INPUT DATA:

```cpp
int ransac_begin(Ctx* c, const double* d_q, const double* d_u, const double* d_a, const double* d_ak, int64_t n, int use_alpha_k, int T,
                 double tol, const int32_t* h_samples, uint64_t seed, int depth_mode, int k_sign_mode, rsdsfm_ransac_out* out,
                 const RansacSpecTail* spec_tail, bool* spec_tail_held, RansacRun* run, const Minimal9Direct* direct,
                 const std::function<int()>* after_minimal9, const DenseFlatten* dense, bool tail_ahead, bool count_only) {
    RansacRun& R = *run;
    R = RansacRun();
    R.tail_ahead = tail_ahead;
    R.core_math = c->ransac_math_mode == 0 && c->ransac_standard_math == 0;
    R.analytic = depth_mode == RSDSFM_DEPTH_CERES_LM && T > 0 && c->lm_arithmetic == 0 && c->lma_hold == 0;
    R.tie_margin = depth_mode != RSDSFM_DEPTH_CERES_LM || c->lm_arithmetic != 0 ? 0.0 : (R.analytic ? kLmaTie : -kLmaTie);
    R.lma_cand[0] = c->lma_cand[0], R.lma_cand[1] = c->lma_cand[1];
    R.count_only = count_only && R.analytic && T <= kRansacBatch && (c->lma_unique_run >= 2 || c->lma_count_only_force);
    if (R.count_only) R.tie_margin = 0.0;
    if (spec_tail_held) *spec_tail_held = false;
    if (!out) return fail(c, RSDSFM_ERR_INVALID, "null out");
    if (n < 9) return fail(c, RSDSFM_ERR_INVALID, "ransac needs at least 9 points (the reference would compute rand() % 0)");
    if (T < 0) return fail(c, RSDSFM_ERR_INVALID, "negative iterations");
    if (depth_mode != RSDSFM_DEPTH_CLOSED_FORM && depth_mode != RSDSFM_DEPTH_CERES_LM) return fail(c, RSDSFM_ERR_INVALID, "unknown depth_mode");
    if (n > (int64_t)INT32_MAX) return fail(c, RSDSFM_ERR_INVALID, "n exceeds the int32 sample index range");
    if (T > 0) {
        if (h_samples) {
            R.samples.assign(h_samples, h_samples + (size_t)T * 9);
            for (int32_t s : R.samples)
                if (s < 0 || s >= n) return fail(c, RSDSFM_ERR_INVALID, "sample index out of range");
        } else {
            sample_indices(n, T, seed, R.samples);
        }
    }
    const int Tn = std::max(T, 1);
    const int batch = std::min(Tn, kRansacBatch);
    const size_t partials_doubles = std::max<size_t>((size_t)ransac_lm_partials_doubles(c, n, batch), (size_t)ransac_lma_partials_doubles(c, n, batch));
    size_t need = Arena::need(sizeof(double) * Tn * 8) + Arena::need(sizeof(int) * batch) + Arena::need(sizeof(int) * ransac_lma_list_ints(batch)) +
                  Arena::need(sizeof(LmState) * Tn) + Arena::need(sizeof(double) * partials_doubles) +
                  Arena::need(sizeof(int) * 8) + 2 * Arena::need(sizeof(int) * Tn) + 2 * Arena::need(sizeof(double) * Tn) + Arena::need(sizeof(RansacBest)) +
                  2 * Arena::need(sizeof(int64_t) * 2048) + Arena::need(sizeof(double) * (size_t)n) + Arena::need((size_t)n) + 4096;
    int rc = ensure_ws(c, need);
    if (rc != RSDSFM_OK) return rc;
    Arena ws(c->d_ws);
    R.d_hyp = ws.take<double>((size_t)Tn * 8);
    R.zero_begin = ws.base + ws.off;
    R.d_states = ws.take<LmState>(Tn);
    R.d_scored = ws.take<int>(Tn);
    R.d_flags = ws.take<int>(8);
    R.d_irr_count = ws.take<int>(batch);
    R.zero_bytes = (size_t)((ws.base + ws.off) - R.zero_begin);
    R.d_irr_list = ws.take<int>(ransac_lma_list_ints(batch));
    R.d_unscored = ws.take<int>(batch);
    R.d_partials = ws.take<double>(partials_doubles);
    R.d_tcount = ws.take<double>(Tn);
    R.d_terr = ws.take<double>(Tn);
    R.d_best = ws.take<RansacBest>(1);
    R.d_bcounts = ws.take<int64_t>(2048);
    R.d_boffs = ws.take<int64_t>(2048);
    R.d_rho = out->inv_depth ? out->inv_depth : ws.take<double>((size_t)n);
    R.d_mask = out->mask ? out->mask : ws.take<uint8_t>((size_t)n);

    rc = ensure_pinned(c, ransac_pinned_bytes(T));
    if (rc != RSDSFM_OK) return rc;
    if (!c->d_core_flag) {
        RSDSFM_HIP_CHECK(c, hipMalloc(reinterpret_cast<void**>(&c->d_core_flag), 64));
        RSDSFM_HIP_CHECK(c, hipMemsetAsync(c->d_core_flag, 0, 64, c->stream));
    }
    char* hp = static_cast<char*>(c->h_pinned);
    R.h_best = reinterpret_cast<RansacBest*>(hp);
    R.h_running = reinterpret_cast<int*>(hp + sizeof(RansacBest));
    R.h_tcount = reinterpret_cast<double*>(hp + sizeof(RansacBest) + 32);
// ... 148 lines not shown
```

### rs-aware-differential-sfm_amd/csrc/ransac_kernels.hip

```cpp
#include <algorithm>

#include "device_math.hpp"
#include "lm_common.hpp"
#include "rsdsfm_internal.hpp"

namespace rsdsfm {

namespace {

constexpr int kRB = 256;
constexpr int kRP = RSDSFM_FUSED ? 5 : 6;
constexpr int kFused = 1;
constexpr int kTiledFusedBase = 2;
constexpr int NSR = NS + 2 * kFused;
constexpr int kNSum = NSR - (KMAX + 1);
constexpr int kTStride = 65;

template <int K0>
struct R0Shape {
    static constexpr int NSk = 3 + 5 * K0;
    static constexpr int F = kFused;
    static constexpr int nsum = NSk - (K0 + 1) + 2 * F;
};
static_assert(R0Shape<KMAX>::nsum == kNSum, "full shape uses every sum slot");
// ... 713 lines not shown
        }
        rho_out[i] = rho;
        mask_out[i] = in ? 1 : 0;
        count += in ? 1 : 0;
    }
    for (int off = 32; off >= 1; off >>= 1) count += __shfl_xor(count, off, 64);
    if (lane == 0) s_cnt[wv] = count;
    __syncthreads();
    if (tid == 0) {
        int c = 0;
        for (int w2 = 0; w2 < kRB / 64; ++w2) c += s_cnt[w2];
        block_counts[blockIdx.x] = c;
    }
}

__global__ __launch_bounds__(256) void ransac_scan_kernel(const int64_t* __restrict__ block_counts, int nblocks,
                                                         int64_t* __restrict__ block_offsets, RansacBest* best, RansacBest* best_host) {
    __shared__ int64_t s_part[256];
    const int tid = threadIdx.x;
    const int per = (nblocks + 255) / 256;
    int64_t sum = 0;
    for (int j = 0; j < per; ++j) {
        const int b = tid * per + j;
        if (b < nblocks) sum += block_counts[b];
    }
    s_part[tid] = sum;
    __syncthreads();
    if (tid == 0) {
        int64_t run = 0;
        for (int i = 0; i < 256; ++i) {
            int64_t v = s_part[i];
            s_part[i] = run;
            run += v;
        }
        best->num_inliers_scan = run;
        if (best_host) best_host->num_inliers_scan = run;
    }
    __syncthreads();
    int64_t run = s_part[tid];
    for (int j = 0; j < per; ++j) {
        const int b = tid * per + j;
        if (b < nblocks) {
            block_offsets[b] = run;
            run += block_counts[b];
        }
    }
}

__global__ __launch_bounds__(kRB) void ransac_scatter_kernel(const double2* __restrict__ q, const double* __restrict__ alpha,
                                                            const double* __restrict__ alpha_k, int64_t n, int64_t chunk,
                                                            const double* __restrict__ rho, const uint8_t* __restrict__ mask,
                                                            const int64_t* __restrict__ block_counts, RansacBest* best,
                                                            RansacBest* best_host, int64_t* __restrict__ inlier_idx, double* __restrict__ inliers,
                                                            double* __restrict__ out_alpha, double* __restrict__ out_alpha_k) {
    __shared__ int s_wave[kRB / 64];
    __shared__ int64_t s_base;
    __shared__ int64_t s_pre[kRB / 64], s_all[kRB / 64];
    const int tid = threadIdx.x, lane = tid & 63, wv = tid >> 6;
    const int undecided = best->undecided;
    const int64_t i0 = (int64_t)blockIdx.x * chunk;
    const int64_t i1 = (i0 + chunk < n) ? i0 + chunk : n;
    {
        int64_t pre = 0, all = 0;
        for (int b = tid; b < (int)gridDim.x; b += kRB) {
            const int64_t cnt = block_counts[b];
            all += cnt;
            if (b < (int)blockIdx.x) pre += cnt;
        }
#pragma unroll
        for (int off = 32; off > 0; off >>= 1) {
            pre += __shfl_down(pre, off);
            all += __shfl_down(all, off);
        }
        if (lane == 0) s_pre[wv] = pre, s_all[wv] = all;
        __syncthreads();
        if (tid == 0) {
            int64_t p2 = 0, a2 = 0;
            for (int w2 = 0; w2 < kRB / 64; ++w2) p2 += s_pre[w2], a2 += s_all[w2];
            s_base = p2;
            if (blockIdx.x == 0 && !undecided) {
                best->num_inliers_scan = a2;
                if (best_host) best_host->num_inliers_scan = a2;
            }
        }
    }
    if (undecided) return;
    __syncthreads();
    for (int64_t start = i0; start < i1; start += kRB) {
        const int64_t i = start + tid;
        const bool in = (i < i1) && mask[i] != 0;
        const unsigned long long bal = __ballot(in);
        const int prefix = __popcll(bal & ((1ull << lane) - 1ull));
        if (lane == 0) s_wave[wv] = __popcll(bal);
        __syncthreads();
        int woff = 0, total = 0;
#pragma unroll
        for (int w2 = 0; w2 < kRB / 64; ++w2) {
            const int c = s_wave[w2];
            if (w2 < wv) woff += c;
            total += c;
        }
        if (in) {
            const int64_t o = s_base + woff + prefix;
            double2 qq = q[i];
            if (inlier_idx) inlier_idx[o] = i;
            if (inliers) {
                inliers[3 * o + 0] = qq.x;
                inliers[3 * o + 1] = qq.y;
                inliers[3 * o + 2] = 1.0 / rho[i];
// ... 119 lines not shown
    return RSDSFM_OK;
}

int ransac_rows_payload_doubles(int T, bool core_trailer) { return T * NSR + (core_trailer ? 2 : 0); }

int ransac_decide_rows_launch(Ctx* c, const double* rows_all, int nranks, int T, LmState* states, int64_t n_total, int round,
                              int* flags, int* scored, double* trial_count, double* trial_err, bool core_trailer, double* cnt_rt, int cnt_stride) {
    if (cnt_rt && nranks > 256) return fail(c, RSDSFM_ERR_INVALID, "more than 256 ranks");
    RSDSFM_HIP_CHECK(c, hipMemsetAsync(flags, 0, sizeof(int), c->stream));
    hipLaunchKernelGGL(ransac_decide_kernel, dim3(T), dim3(256), 0, c->stream, rows_all, nranks, T, 0, states, n_total, round, (int)KMAX, flags,
                       static_cast<int*>(nullptr), scored, trial_count, trial_err, kTiledFusedBase, static_cast<int*>(nullptr),
                       static_cast<int*>(nullptr), core_trailer ? T * NSR / 2 + 1 : 0, cnt_rt, cnt_stride);
    RSDSFM_HIP_CHECK(c, hipGetLastError());
    return RSDSFM_OK;
}
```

EXERCISE: The lines of the records that contain the string "prefix" should be located and copied.

EXERCISE ANSWER:
        const int prefix = __popcll(bal & ((1ull << lane) - 1ull));
            const int64_t o = s_base + woff + prefix;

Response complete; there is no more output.